In our world, Anthropic does have an official TypeScript SDK. It’s the top result when you search for it in NPM. It’s updated, comprehensive, well-designed, and officially supported. There’s no confusion for developers about which SDK to use. Which world would you rather be in?
High-fidelity analytics
When an HTTP request leads to an error, the first thing an API developer will look at is the metadata. Context is indispensable for investigation. An endpoint with a 5% error rate might be inscrutable on its own, but if those errors all came from clients with Ruby version 3.3.8 and SDK version 1.2.1, then you have a likely method to reproduce it.
Beyond diagnostics, metadata is essential for decision making. If you roll out a new version of your TypeScript SDK, and notice that the TypeScript SDK calls have all switched to the new version, you’ve learned that your users update quickly. If you’re planning to push a change that’ll break the Python SDK, and all the Python API requests you’ve gotten in the past month are from internal users, you can make that change with confidence. If 80% of your API calls are coming from Go users, you might prioritize the Go-related issues on your tracker.
This kind of precise data would be difficult to acquire otherwise. You could email a survey to your users, and maybe you’d get a 10% response rate. You could spend dozens of hours interviewing users and compensating them for their time. Or you could release an SDK.
AI-forward interfaces
In the past few years, waves of AI development have always preceded waves of API usage.
- When GitHub released Copilot in 2022, the front-page TypeScript example turned the prompt “Determine whether the sentiment of a text is positive” to an API request against a web service.
- When OpenAI made GPT4 available for public beta in 2023, its first users interacted with it via chatbox, and its second users interacted via API requests.
- When Anthropic open-sourced the Model Context Protocol in 2024, it gave LLMs the tools to interact with APIs, mediated via MCP server.
It’s impossible to predict what new AI development will come next. We’ll go on-the-record with this prediction, though: your API will integrate better with AI if it has an SDK. This is already true for each of these technologies:
- Copilot, and other AI-assisted code completion tools like Cursor, are much more likely to suggest making API requests with an SDK instead of manually.
- From the beginning, the primary integration path for programmatically interacting with AI-related APIs has always been with an SDK.

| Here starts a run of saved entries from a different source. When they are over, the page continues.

template <bool NOPAD, bool TWO = false>
__global__ __launch_bounds__(256, 2) void conv_wgrad_x3_kernel(const WgradArgs a) {
  extern __shared__ __attribute__((aligned(16))) unsigned short lds[];
  const ConvGeom& g = a.g;
  const int tid = threadIdx.x, lane = tid & 63, wave = __builtin_amdgcn_readfirstlane(tid >> 6);
  const int wm = wave >> 1, wn = wave & 1;
  const int tiles_k = g.Kp >> 7;
  const int logical = xcd_remap(blockIdx.x, gridDim.x);
  const int split = logical / a.tiles, tile = logical - split * a.tiles;
  const int n0 = (tile / tiles_k) * 128, k0 = (tile % tiles_k) * 128;
  const int seg = split / a.splits_per_seg, sub = split - seg * a.splits_per_seg;
  const int step0 = seg * a.seg_steps + sub * a.steps_per_split;
  const int step1 = min(step0 + a.steps_per_split, (seg + 1) * a.seg_steps);

  const int pq = tid & 7, lc = tid >> 3;
  const __amdgpu_buffer_rsrc_t ysrc = __builtin_amdgcn_make_buffer_rsrc(
      const_cast<float*>(a.dy), 0, (int)((unsigned)a.M * g.Co * 4u), 0x00020000);
  const __amdgpu_buffer_rsrc_t xsrc = __builtin_amdgcn_make_buffer_rsrc(
      const_cast<float*>(a.x), 0, (int)((unsigned)g.B * g.Hi * g.Wi * g.Ci * 4u), 0x00020000);
  unsigned aoff = (((unsigned)(step0 * 32 + 4 * pq)) * g.Co + n0 + 4 * lc) * 4u;
  const unsigned astep = 32u * g.Co * 4u;
  const int arow = g.Co * 4;
  const int kf = k0 + 4 * lc;
  const int tap = kf / g.Ci, kc = kf - tap * g.Ci;
  const int kr = tap / g.S, ks = tap - kr * g.S;
  const bool b_ok = kf < g.K;
  const int dyo = kr * g.dr + g.off, dxo = ks * g.dr + g.off;
  const int cb = g.Ci * 4;
  int pb, py, px;
  {
    const int m = step0 * 32 + 4 * pq;
    const unsigned t = fdiv((unsigned)m, a.dWo);
    px = m - (int)t * g.Wo;
    const unsigned b = fdiv(t, a.dHo);
    py = (int)t - (int)b * g.Ho;
    pb = (int)b;
  }
  f32x4 ra[4], rb[4];
  auto load_step = [&]() __attribute__((always_inline)) {
#pragma unroll
    for (int j = 0; j < 4; ++j)
      ra[j] = __builtin_bit_cast(f32x4, __builtin_amdgcn_raw_buffer_load_b128(ysrc, aoff + (unsigned)(j * arow), 0, 0));
    aoff += astep;
    int x = px, y = py, b = pb;
#pragma unroll
    for (int j = 0; j < 4; ++j) {
      const int iy = y * g.sy + dyo, ix = x * g.sy + dxo;
      bool ok = b_ok && b < g.B;
      if (!NOPAD) ok = ok && (unsigned)iy < (unsigned)g.Hi && (unsigned)ix < (unsigned)g.Wi;
      const unsigned off = (unsigned)(((b * g.Hi + iy) * g.Wi + ix) * cb + kc * 4) | (ok ? 0u : 0x80000000u);
      rb[j] = __builtin_bit_cast(f32x4, __builtin_amdgcn_raw_buffer_load_b128(xsrc, off, 0, 0));
      if (j < 3) {
        ++x;
        const int cx = x >= g.Wo ? 1 : 0;
        x = cx ? 0 : x;
        y += cx;
        const int cy = y >= g.Ho ? 1 : 0;
        y = cy ? 0 : y;
        b += cy;
      }
    }
    {
      int x2 = px + a.adv_x, y2 = py + a.adv_y, b2 = pb + a.adv_b;
      const int cx = x2 >= g.Wo ? 1 : 0;
      x2 -= cx ? g.Wo : 0;
      y2 += cx;
      const int cy = y2 >= g.Ho ? 1 : 0;
      y2 -= cy ? g.Ho : 0;
      b2 += cy;
      px = x2; py = y2; pb = b2;
    }
  };
  const int sto = (4 * lc) * WX_ROW + 4 * pq;
  auto store_step = [&]() __attribute__((always_inline)) {
#pragma unroll
    for (int e = 0; e < 4; ++e) {
      u32x2 p0, p1, p2;
      x3_split(f32x4{ra[0][e], ra[1][e], ra[2][e], ra[3][e]}, p0, p1, p2);
      unsigned short* st = lds + sto + e * WX_ROW;
      *reinterpret_cast<u32x2*>(st) = p0;
      *reinterpret_cast<u32x2*>(st + WX_PLANE) = p1;
      if (!TWO) *reinterpret_cast<u32x2*>(st + 2 * WX_PLANE) = p2;
      x3_split(f32x4{rb[0][e], rb[1][e], rb[2][e], rb[3][e]}, p0, p1, p2);
      *reinterpret_cast<u32x2*>(st + 3 * WX_PLANE) = p0;
      *reinterpret_cast<u32x2*>(st + 4 * WX_PLANE) = p1;
      if (!TWO) *reinterpret_cast<u32x2*>(st + 5 * WX_PLANE) = p2;
    }
  };

  f32x16 acc[2][2];
#pragma unroll
  for (int i = 0; i < 2; ++i)
#pragma unroll
    for (int j = 0; j < 2; ++j)
#pragma unroll
      for (int e = 0; e < 16; ++e) acc[i][j][e] = 0.f;
  const int fi = lane & 31, fh = lane >> 5;
  const int fa = (wm * 64 + fi) * WX_ROW, fb = (wn * 64 + fi) * WX_ROW;
  const int oa01 = (fh ? WX_PLANE : 0) + fa, oa02 = (fh ? 2 * WX_PLANE : 0) + fa;
  const int ob00 = 3 * WX_PLANE + fb, ob11 = 4 * WX_PLANE + fb, ob20 = (fh ? 3 : 5) * WX_PLANE + fb;
  wx_bf16x8 fr[2][10];
  auto read_slot = [&](int buf, int sl, int c) __attribute__((always_inline)) {
    const int t = (sl == 2 || sl == 3 || sl == 5 || sl == 8 || sl == 9) ? 32 * WX_ROW : 0;
    const int base = (sl == 0 || sl == 3) ? oa01 : (sl == 6 || sl == 9) ? oa02 : (sl == 1 || sl == 2) ? ob00 : (sl == 4 || sl == 5) ? ob11 : ob20;
    fr[buf][sl] = *reinterpret_cast<const wx_bf16x8*>(lds + base + t + c * 8);
  };
  auto mfmas = [&]() __attribute__((always_inline)) {
#pragma unroll
    for (int sl = 0; sl < (TWO ? 6 : 10); ++sl) read_slot(0, sl, 0);
    __builtin_amdgcn_sched_barrier(0);
    __builtin_amdgcn_s_setprio(1);
#pragma unroll
    for (int c = 0; c < 4; ++c) {
      const int cur = c & 1, nxt = cur ^ 1;
#pragma unroll
      for (int q = 0; q < 12; ++q) {
        const int p = q >> 2, i = (q >> 1) & 1, j = q & 1;
        const int sa = p == 2 ? (i ? 9 : 6) : (i ? 3 : 0);
        const int sb = p == 0 ? 1 + j : (p == 1 ? 4 + j : 7 + j);
        if (TWO && p == 2) continue;
        acc[i][j] = __builtin_amdgcn_mfma_f32_32x32x16_bf16(fr[cur][sa], fr[cur][sb], acc[i][j], 0, 0, 0);
        if (c < 3 && q < (TWO ? 6 : 10)) read_slot(nxt, q, c + 1);
        __builtin_amdgcn_sched_barrier(0);
      }
    }
    __builtin_amdgcn_s_setprio(0);
  };

  if (step0 < step1) {
    load_step();
    store_step();
  }
  __syncthreads();
  for (int step = step0; step < step1; ++step) {
    const bool more = step + 1 < step1;
    if (more) load_step();
    mfmas();
    __syncthreads();
    if (more) {
      store_step();
      __syncthreads();
    }
  }

  float* out = a.slab + (long)split * a.slab_stride;
  const __amdgpu_buffer_rsrc_t osrc = __builtin_amdgcn_make_buffer_rsrc(out, 0, (int)((unsigned)g.Co * g.Kp * 4u), 0x00020000);
  const unsigned rowbytes = (unsigned)g.Kp * 4u;
#pragma unroll
  for (int i = 0; i < 2; ++i)
#pragma unroll
    for (int j = 0; j < 2; ++j) {
      const int k = k0 + wn * 64 + j * 32 + fi;
      const int nrow = n0 + wm * 64 + i * 32 + 4 * fh;
      const unsigned vbase = ((unsigned)nrow * g.Kp + k) * 4u;
#pragma unroll
      for (int e = 0; e < 16; ++e)
        __builtin_amdgcn_raw_buffer_store_b32(__float_as_uint(acc[i][j][e]), osrc, vbase, (int)(((e & 3) + 8 * (e >> 2)) * rowbytes), 0);
    }
}

static int wgrad_x3_switch = -1;
void wgrad_x3_set(int on) { wgrad_x3_switch = on; }
static bool wgrad_x3_enabled() { return kWgradX3.get(-1, wgrad_x3_switch) != 0; }

bool wgrad_x3_takes(const WgradArgs& a, bool x3_on) {
  const ConvGeom& g = a.g;
  if (!x3_on || !wgrad_x3_enabled()) return false;
  if (a.pro_mode != PRO_NONE || a.bias_off >= 0 || g.up != 1) return false;
  if ((g.Co & 127) || (g.Kp & 127) || g.K != g.Kp || (g.Ci & 31)) return false;
  if (wgrad_x3_switch == 2) return true;
  return (double)a.M * g.Co * g.K >= kWgradX3MinMac.env();
}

- The first APIs to release comprehensive MCP servers were ones that already had SDKs, as both of them are built on the same information.

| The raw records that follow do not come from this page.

# joyfang1106/MRLA

Measured on AMD Instinct MI355X. Metric: images/sec fwd+bwd resnet50_mrlal b=256, higher is better.
Workload: dtype bf16

## Files before the change

### mrla_amd/csrc/conv1x1.hip

```cpp
#include <algorithm>

#include "mrla_device.h"
#include "mrla_kernels.h"

namespace mrla {

typedef __bf16 bf16x8 __attribute__((ext_vector_type(8)));
typedef float f32x16 __attribute__((ext_vector_type(16)));

constexpr int kOutRowB = 64 * 2 + 16;
constexpr int kOutTileB = 32 * kOutRowB;

__device__ __forceinline__ int acc_channel(int reg, int h) { return (reg & 3) + 8 * (reg >> 2) + 4 * h; }

template <int KS, bool MOM, int NW>
__global__ __launch_bounds__(NW * kWave) void conv1x1_fwd_kernel(
    const bf16_t* __restrict__ X, const bf16_t* __restrict__ W, bf16_t* __restrict__ Y, float* __restrict__ part,
    int M, int N, int NS, int WN, int rows_total) {
  constexpr int K = KS * 16;
  constexpr int ROWB = K * 2 + 16;
  constexpr int KC = KS < 16 ? KS : 16;
  constexpr int NCH = KS / KC;
  constexpr bool DB = KS <= 16;
  extern __shared__ __align__(16) unsigned char smem_raw[];
  const int lane = threadIdx.x & (kWave - 1), wave = threadIdx.x / kWave;
  const int r = lane & 31, h = lane >> 5;
  const int WM = NW / WN, wn = wave % WN, wm = wave / WN;
  const int n_slice0 = blockIdx.y * NS;
  unsigned char* otile = smem_raw + (size_t)NS * ROWB + (size_t)wave * kOutTileB;

  {
    constexpr int PPR = K / 8;
    const u32x4* wsrc = reinterpret_cast<const u32x4*>(W + (size_t)n_slice0 * K);
    for (int i = threadIdx.x; i < NS * PPR; i += NW * kWave) {
      const int row = i / PPR, pc = i - row * PPR;
      *reinterpret_cast<u32x4*>(smem_raw + (size_t)row * ROWB + pc * 16) = wsrc[i];
    }
  }
  __syncthreads();

  float s1[2][16], s2[2][16], pv[2][16];
#pragma unroll
  for (int t = 0; t < 2; ++t)
#pragma unroll
    for (int i = 0; i < 16; ++i) { s1[t][i] = 0.f; s2[t][i] = 0.f; pv[t][i] = 0.f; }
  bool have_pivot = false;
  int npix = 0;

  const int nblk = (M + 31) / 32;
  const int stride = gridDim.x * WM;
  int blk = blockIdx.x * WM + wm;
  u32x4 xf[KC], xn[DB ? KC : 1];
  auto load_x = [&](u32x4 (&dst)[KC], int b_, int kc) {
    const int row = min(b_ * 32 + r, M - 1);
    const u32x4* xp = reinterpret_cast<const u32x4*>(X + (size_t)row * K + kc * KC * 16 + h * 8);
#pragma unroll
    for (int ks = 0; ks < KC; ++ks) dst[ks] = xp[ks * 2];
  };
  if (blk < nblk) load_x(xf, blk, 0);
  for (; blk < nblk; blk += stride) {
    if constexpr (DB) {
      if (blk + stride < nblk) load_x(reinterpret_cast<u32x4(&)[KC]>(xn), blk + stride, 0);
    }
    const bool live = blk * 32 + r < M;
    npix += min(32, M - blk * 32);
    f32x16 acc[2];
#pragma unroll
    for (int t = 0; t < 2; ++t)
#pragma unroll
      for (int i = 0; i < 16; ++i) acc[t][i] = 0.f;
#pragma unroll 1
    for (int kc = 0; kc < NCH; ++kc) {
      if (kc > 0) load_x(xf, blk, kc);
#pragma unroll
      for (int t = 0; t < 2; ++t) {
        const unsigned char* wrow = smem_raw + (size_t)(wn * 64 + t * 32 + r) * ROWB + kc * KC * 32 + h * 16;
#pragma unroll
        for (int ks = 0; ks < KC; ++ks) {
          const u32x4 wf = *reinterpret_cast<const u32x4*>(wrow + ks * 32);
          acc[t] = __builtin_amdgcn_mfma_f32_32x32x16_bf16(__builtin_bit_cast(bf16x8, wf),
                                                           __builtin_bit_cast(bf16x8, xf[ks]), acc[t], 0, 0, 0);
        }
      }
    }
#pragma unroll
    for (int t = 0; t < 2; ++t) {
      unsigned p[8];
#pragma unroll
      for (int i = 0; i < 8; ++i) {
        typedef bf16_t bf16x2 __attribute__((ext_vector_type(2)));
        bf16x2 pr;
        pr[0] = from_f<bf16_t>(acc[t][2 * i]);
        pr[1] = from_f<bf16_t>(acc[t][2 * i + 1]);
        p[i] = __builtin_bit_cast(unsigned, pr);
      }
      if (MOM) {
#pragma unroll
        for (int i = 0; i < 8; ++i) {
          const float lo = __uint_as_float(p[i] << 16), hi = __uint_as_float(p[i] & 0xffff0000u);
          if (!have_pivot) {
            pv[t][2 * i] = __shfl(lo, h * 32, kWave);
            pv[t][2 * i + 1] = __shfl(hi, h * 32, kWave);
          }
          const float dl = live ? lo - pv[t][2 * i] : 0.f, dh = live ? hi - pv[t][2 * i + 1] : 0.f;
          s1[t][2 * i] += dl;     s2[t][2 * i] = fmaf(dl, dl, s2[t][2 * i]);
          s1[t][2 * i + 1] += dh; s2[t][2 * i + 1] = fmaf(dh, dh, s2[t][2 * i + 1]);
        }
      }
#if defined(__HIP_DEVICE_COMPILE__)
#pragma unroll
      for (int g = 0; g < 2; ++g) {
#pragma unroll
        for (int q = 0; q < 2; ++q) {
          const auto sw = __builtin_amdgcn_permlane32_swap(p[4 * g + q], p[4 * g + 2 + q], false, false);
          p[4 * g + q] = sw[0];
          p[4 * g + 2 + q] = sw[1];
        }
      }
#endif
      unsigned char* orow = otile + r * kOutRowB + (t * 32 + h * 8) * 2;
      *reinterpret_cast<u32x4*>(orow) = (u32x4){p[0], p[1], p[2], p[3]};
      *reinterpret_cast<u32x4*>(orow + 32) = (u32x4){p[4], p[5], p[6], p[7]};
    }
    have_pivot = true;
    {
      const int px = lane >> 3, piece = lane & 7;
      bf16_t* ybase = Y + (size_t)blk * 32 * N + n_slice0 + wn * 64 + piece * 8;
#pragma unroll
      for (int i = 0; i < 4; ++i) {
        const int pr = i * 8 + px;
        const u32x4 v = *reinterpret_cast<const u32x4*>(otile + pr * kOutRowB + piece * 16);
        if (blk * 32 + pr < M) *reinterpret_cast<u32x4*>(ybase + (size_t)pr * N) = v;
      }
    }
    if constexpr (DB) {
#pragma unroll
      for (int ks = 0; ks < KC; ++ks) xf[ks] = xn[ks];
    } else {
      if (blk + stride < nblk) load_x(xf, blk + stride, 0);
    }
  }

  if (MOM) {
    if (blockIdx.x == 0) {
      for (int i = threadIdx.x; i < (rows_total - (int)gridDim.x) * NS * 4; i += NW * kWave) {
        const int row = gridDim.x + i / (NS * 4), j = i % (NS * 4);
        part[((size_t)row * N + n_slice0) * 4 + j] = 0.f;
      }
    }
    __syncthreads();
    float* sums = reinterpret_cast<float*>(smem_raw + (size_t)NS * ROWB);
#pragma unroll
    for (int t = 0; t < 2; ++t)
#pragma unroll
      for (int i = 0; i < 16; ++i) {
        float a = s1[t][i], b = s2[t][i];
#pragma unroll
        for (int off = 16; off > 0; off >>= 1) {
          a += __shfl_xor(a, off, kWave);
          b += __shfl_xor(b, off, kWave);
        }
        if (r == 0) {
          const int ch = wn * 64 + t * 32 + acc_channel(i, h);
          float* rec = sums + ((size_t)wm * NS + ch) * 4;
          rec[0] = a; rec[1] = b; rec[2] = pv[t][i]; rec[3] = (float)npix;
        }
      }
    __syncthreads();
    float* dst = part + ((size_t)blockIdx.x * N + n_slice0) * 4;
    for (int ch = threadIdx.x; ch < NS; ch += NW * kWave) {
      float S1 = 0.f, S2 = 0.f, P = 0.f, n = 0.f;
      for (int v = 0; v < WM; ++v) {
        const float* rec = sums + ((size_t)v * NS + ch) * 4;
        const float a = rec[0], b = rec[1], nv = rec[3];
        if (nv == 0.f) continue;
        if (n == 0.f) P = rec[2];
        const float dlt = rec[2] - P;
        S2 += b + 2.f * dlt * a + nv * dlt * dlt;
        S1 += a + nv * dlt;
        n += nv;
      }
      dst[ch * 4 + 0] = S1; dst[ch * 4 + 1] = S2; dst[ch * 4 + 2] = P; dst[ch * 4 + 3] = n;
    }
  }
}

struct GemmGeo { int NS, WN, WM, NW, gx, gy, rows; size_t lds; };

static bool conv1x1_geo(GemmGeo* g, int M, int K, int N) {
  if (K != 64 && K != 128 && K != 256) return false;
  if (N % 64 || M <= 0) return false;
  const int rowb = K * 2 + 16;
  int ns = std::min(N, 256);
  while (ns > 64 && (N % ns || (ns / 64 != 1 && ns / 64 != 2 && ns / 64 != 4) || (size_t)ns * rowb > 72 * 1024)) ns -= 64;
  if (N % ns) return false;
  g->NS = ns;
  g->WN = ns / 64;
  g->NW = K <= 128 ? 4 : 8;
  if (g->NW < g->WN) g->NW = g->WN;
  g->WM = g->NW / g->WN;
  g->gy = N / ns;
  g->lds = (size_t)ns * rowb + (size_t)g->NW * kOutTileB;
  const int nblk = (M + 31) / 32;
  const int want = std::max(1, (256 * (g->NW == 4 ? 3 : 2)) / g->gy);
  int gx = std::max(1, std::min((nblk + g->WM - 1) / g->WM, want));
  for (int t = gx; t >= std::max(1, gx - gx / 4); --t)
    if (M % t == 0) { gx = t; break; }
  int rows = gx;
  while (rows <= 2 * gx + 64 && M % rows) ++rows;
  if (M % rows) return false;
  g->gx = gx;
  g->rows = rows;
  return true;
}

int conv1x1_rows(int M, int K, int N) {
  const int wide = conv1x1_wide_rows(M, K, N);
  if (wide > 0) return wide;
  GemmGeo g;
  if (conv1x1_geo(&g, M, K, N)) return g.rows;
  return conv1x1_kstream_supported(M, K, N) ? conv1x1_kstream_rows(M, K, N) : MRLA_EUNSUPPORTED;
}

int conv1x1_plan(int M, int K, int N, int add, int* out) {
  if (conv1x1_wide_plan(M, K, N, add, out) == MRLA_OK) return MRLA_OK;
  GemmGeo g;
  if (!add && !conv1x1_geo(&g, M, K, N) && conv1x1_kstream_supported(M, K, N)) {
    out[0] = K / 32; out[1] = conv1x1_kstream_stages(M, K, N); out[2] = 0; out[3] = conv1x1_kstream_rows(M, K, N);
    return MRLA_OK;
  }
  if (add || !conv1x1_geo(&g, M, K, N)) return MRLA_EUNSUPPORTED;
  const int nblk = (M + 31) / 32;
  out[0] = (nblk + g.gx * g.WM - 1) / (g.gx * g.WM);
  out[1] = 2;
  out[2] = g.gx * g.gy;
  out[3] = g.rows;
  return MRLA_OK;
}

int launch_conv1x1_fwd(const void* x, const void* w, void* y, float* part, int M, int K, int N, hipStream_t st) {
  if (conv1x1_wide_rows(M, K, N) > 0) return launch_conv1x1_wide(x, w, nullptr, y, part, M, K, N, st);
  GemmGeo g;
  if (!conv1x1_geo(&g, M, K, N)) {
    if (!conv1x1_kstream_supported(M, K, N)) return MRLA_EUNSUPPORTED;
    return launch_conv1x1_kstream(x, w, y, part, M, K, N, st);
  }
  const dim3 grid(g.gx, g.gy), block(g.NW * kWave);
#define CALL_W(KS, MO, NWV)                                                                                          \
  {                                                                                                                  \
    if (lds_opt_in(reinterpret_cast<const void*>(conv1x1_fwd_kernel<KS, MO, NWV>), g.lds) != hipSuccess)              \
      return MRLA_EHIP;                                                                                              \
    hipLaunchKernelGGL((conv1x1_fwd_kernel<KS, MO, NWV>), grid, block, g.lds, st, (const bf16_t*)x, (const bf16_t*)w, \
                       (bf16_t*)y, part, M, N, g.NS, g.WN, g.rows);                                                  \
  }
#define CALL_M(KS, MO) { if (g.NW == 4) CALL_W(KS, MO, 4) else CALL_W(KS, MO, 8) }
#define CALL(KS) { if (part) CALL_M(KS, true) else CALL_M(KS, false) }
  switch (K) {
    case 64:  CALL(4) break;
    case 128: CALL(8) break;
    case 256: CALL(16) break;
    default: return MRLA_EUNSUPPORTED;
  }
#undef CALL
#undef CALL_M
#undef CALL_W
  return hip_status(hipGetLastError());
}

}
```

Baseline: 8532.

## Accumulate BN moment statistics from LDS output tile in store-lane layout

Moves the per-channel sum and sum-of-squares accumulation out of the MFMA accumulator layout, where each lane held 32 channels, and into the coalesced store loop. There each lane reads the staged output tile and owns 8 channels. This shrinks the moment registers from 96 floats to 24 per lane and shortens the final cross-lane reduction, aiming to cut VGPR pressure and shuffle work. The K=256 path also drops its 4-wave instantiation, so geometries choosing NW=4 there now return unsupported.

```diff
diff --git a/mrla_amd/csrc/conv1x1.hip b/mrla_amd/csrc/conv1x1.hip
--- a/mrla_amd/csrc/conv1x1.hip
+++ b/mrla_amd/csrc/conv1x1.hip
@@ -39,11 +39,9 @@
   }
   __syncthreads();
 
-  float s1[2][16], s2[2][16], pv[2][16];
-#pragma unroll
-  for (int t = 0; t < 2; ++t)
-#pragma unroll
-    for (int i = 0; i < 16; ++i) { s1[t][i] = 0.f; s2[t][i] = 0.f; pv[t][i] = 0.f; }
+  float s1[8], s2[8], pv[8];
+#pragma unroll
+  for (int i = 0; i < 8; ++i) { s1[i] = 0.f; s2[i] = 0.f; pv[i] = 0.f; }
   bool have_pivot = false;
   int npix = 0;
 
@@ -62,7 +60,6 @@
     if constexpr (DB) {
       if (blk + stride < nblk) load_x(reinterpret_cast<u32x4(&)[KC]>(xn), blk + stride, 0);
     }
-    const bool live = blk * 32 + r < M;
     npix += min(32, M - blk * 32);
     f32x16 acc[2];
 #pragma unroll
@@ -94,19 +91,6 @@
         pr[1] = from_f<bf16_t>(acc[t][2 * i + 1]);
         p[i] = __builtin_bit_cast(unsigned, pr);
       }
-      if (MOM) {
-#pragma unroll
-        for (int i = 0; i < 8; ++i) {
-          const float lo = __uint_as_float(p[i] << 16), hi = __uint_as_float(p[i] & 0xffff0000u);
-          if (!have_pivot) {
-            pv[t][2 * i] = __shfl(lo, h * 32, kWave);
-            pv[t][2 * i + 1] = __shfl(hi, h * 32, kWave);
-          }
-          const float dl = live ? lo - pv[t][2 * i] : 0.f, dh = live ? hi - pv[t][2 * i + 1] : 0.f;
-          s1[t][2 * i] += dl;     s2[t][2 * i] = fmaf(dl, dl, s2[t][2 * i]);
-          s1[t][2 * i + 1] += dh; s2[t][2 * i + 1] = fmaf(dh, dh, s2[t][2 * i + 1]);
-        }
-      }
 #if defined(__HIP_DEVICE_COMPILE__)
 #pragma unroll
       for (int g = 0; g < 2; ++g) {
@@ -122,17 +106,32 @@
       *reinterpret_cast<u32x4*>(orow) = (u32x4){p[0], p[1], p[2], p[3]};
       *reinterpret_cast<u32x4*>(orow + 32) = (u32x4){p[4], p[5], p[6], p[7]};
     }
-    have_pivot = true;
     {
       const int px = lane >> 3, piece = lane & 7;
       bf16_t* ybase = Y + (size_t)blk * 32 * N + n_slice0 + wn * 64 + piece * 8;
+      if (MOM && !have_pivot) {
+        const u32x4 p0 = *reinterpret_cast<const u32x4*>(otile + piece * 16);
+#pragma unroll
+        for (int j = 0; j < 4; ++j) { pv[2 * j] = __uint_as_float(p0[j] << 16); pv[2 * j + 1] = __uint_as_float(p0[j] & 0xffff0000u); }
+      }
 #pragma unroll
       for (int i = 0; i < 4; ++i) {
         const int pr = i * 8 + px;
         const u32x4 v = *reinterpret_cast<const u32x4*>(otile + pr * kOutRowB + piece * 16);
-        if (blk * 32 + pr < M) *reinterpret_cast<u32x4*>(ybase + (size_t)pr * N) = v;
-      }
-    }
+        const bool lv = blk * 32 + pr < M;
+        if (lv) *reinterpret_cast<u32x4*>(ybase + (size_t)pr * N) = v;
+        if (MOM) {
+#pragma unroll
+          for (int j = 0; j < 4; ++j) {
+            const float lo = __uint_as_float(v[j] << 16), hi = __uint_as_float(v[j] & 0xffff0000u);
+            const float dl = lv ? lo - pv[2 * j] : 0.f, dh = lv ? hi - pv[2 * j + 1] : 0.f;
+            s1[2 * j] += dl;     s2[2 * j] = fmaf(dl, dl, s2[2 * j]);
+            s1[2 * j + 1] += dh; s2[2 * j + 1] = fmaf(dh, dh, s2[2 * j + 1]);
+          }
+        }
+      }
+    }
+    have_pivot = true;
     if constexpr (DB) {
 #pragma unroll
       for (int ks = 0; ks < KC; ++ks) xf[ks] = xn[ks];
@@ -151,21 +150,19 @@
     __syncthreads();
     float* sums = reinterpret_cast<float*>(smem_raw + (size_t)NS * ROWB);
 #pragma unroll
-    for (int t = 0; t < 2; ++t)
-#pragma unroll
-      for (int i = 0; i < 16; ++i) {
-        float a = s1[t][i], b = s2[t][i];
-#pragma unroll
-        for (int off = 16; off > 0; off >>= 1) {
-          a += __shfl_xor(a, off, kWave);
-          b += __shfl_xor(b, off, kWave);
-        }
-        if (r == 0) {
-          const int ch = wn * 64 + t * 32 + acc_channel(i, h);
-          float* rec = sums + ((size_t)wm * NS + ch) * 4;
-          rec[0] = a; rec[1] = b; rec[2] = pv[t][i]; rec[3] = (float)npix;
-        }
-      }
+    for (int i = 0; i < 8; ++i) {
+      float a = s1[i], b = s2[i];
+#pragma unroll
+      for (int off = 32; off >= 8; off >>= 1) {
+        a += __shfl_xor(a, off, kWave);
+        b += __shfl_xor(b, off, kWave);
+      }
+      if (lane < 8) {
+        const int ch = wn * 64 + lane * 8 + i;
+        float* rec = sums + ((size_t)wm * NS + ch) * 4;
+        rec[0] = a; rec[1] = b; rec[2] = pv[i]; rec[3] = (float)npix;
+      }
+    }
     __syncthreads();
     float* dst = part + ((size_t)blockIdx.x * N + n_slice0) * 4;
     for (int ch = threadIdx.x; ch < NS; ch += NW * kWave) {
@@ -258,7 +255,10 @@
   switch (K) {
     case 64:  CALL(4) break;
     case 128: CALL(8) break;
-    case 256: CALL(16) break;
+    case 256:
+      if (g.NW != 8) return MRLA_EUNSUPPORTED;
+      if (part) CALL_W(16, true, 8) else CALL_W(16, false, 8)
+      break;
     default: return MRLA_EUNSUPPORTED;
   }
 #undef CALL
```

Result: faster. 8715, median of 6 (+2.1%).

For AI, a major weakness of a raw API and its documentation is the lack of organized information. An SDK is more than a wrapper: it’s an API interface structured for ease of use, whether that user happens to be a human or a computer.
SDKs as strategic imperative
SDKs have evolved from nice-to-haves to crucial product offerings. They create great developer experiences, reduce internal developer time, and increase confidence in your API. The growth of an API-forward company is often driven by a great SDK, as we’ve seen again and again, over multiple examples.
And as agentic experience starts to supass traditional developer experience, pairing your API with solid, idiomatic SDKs will matter even more.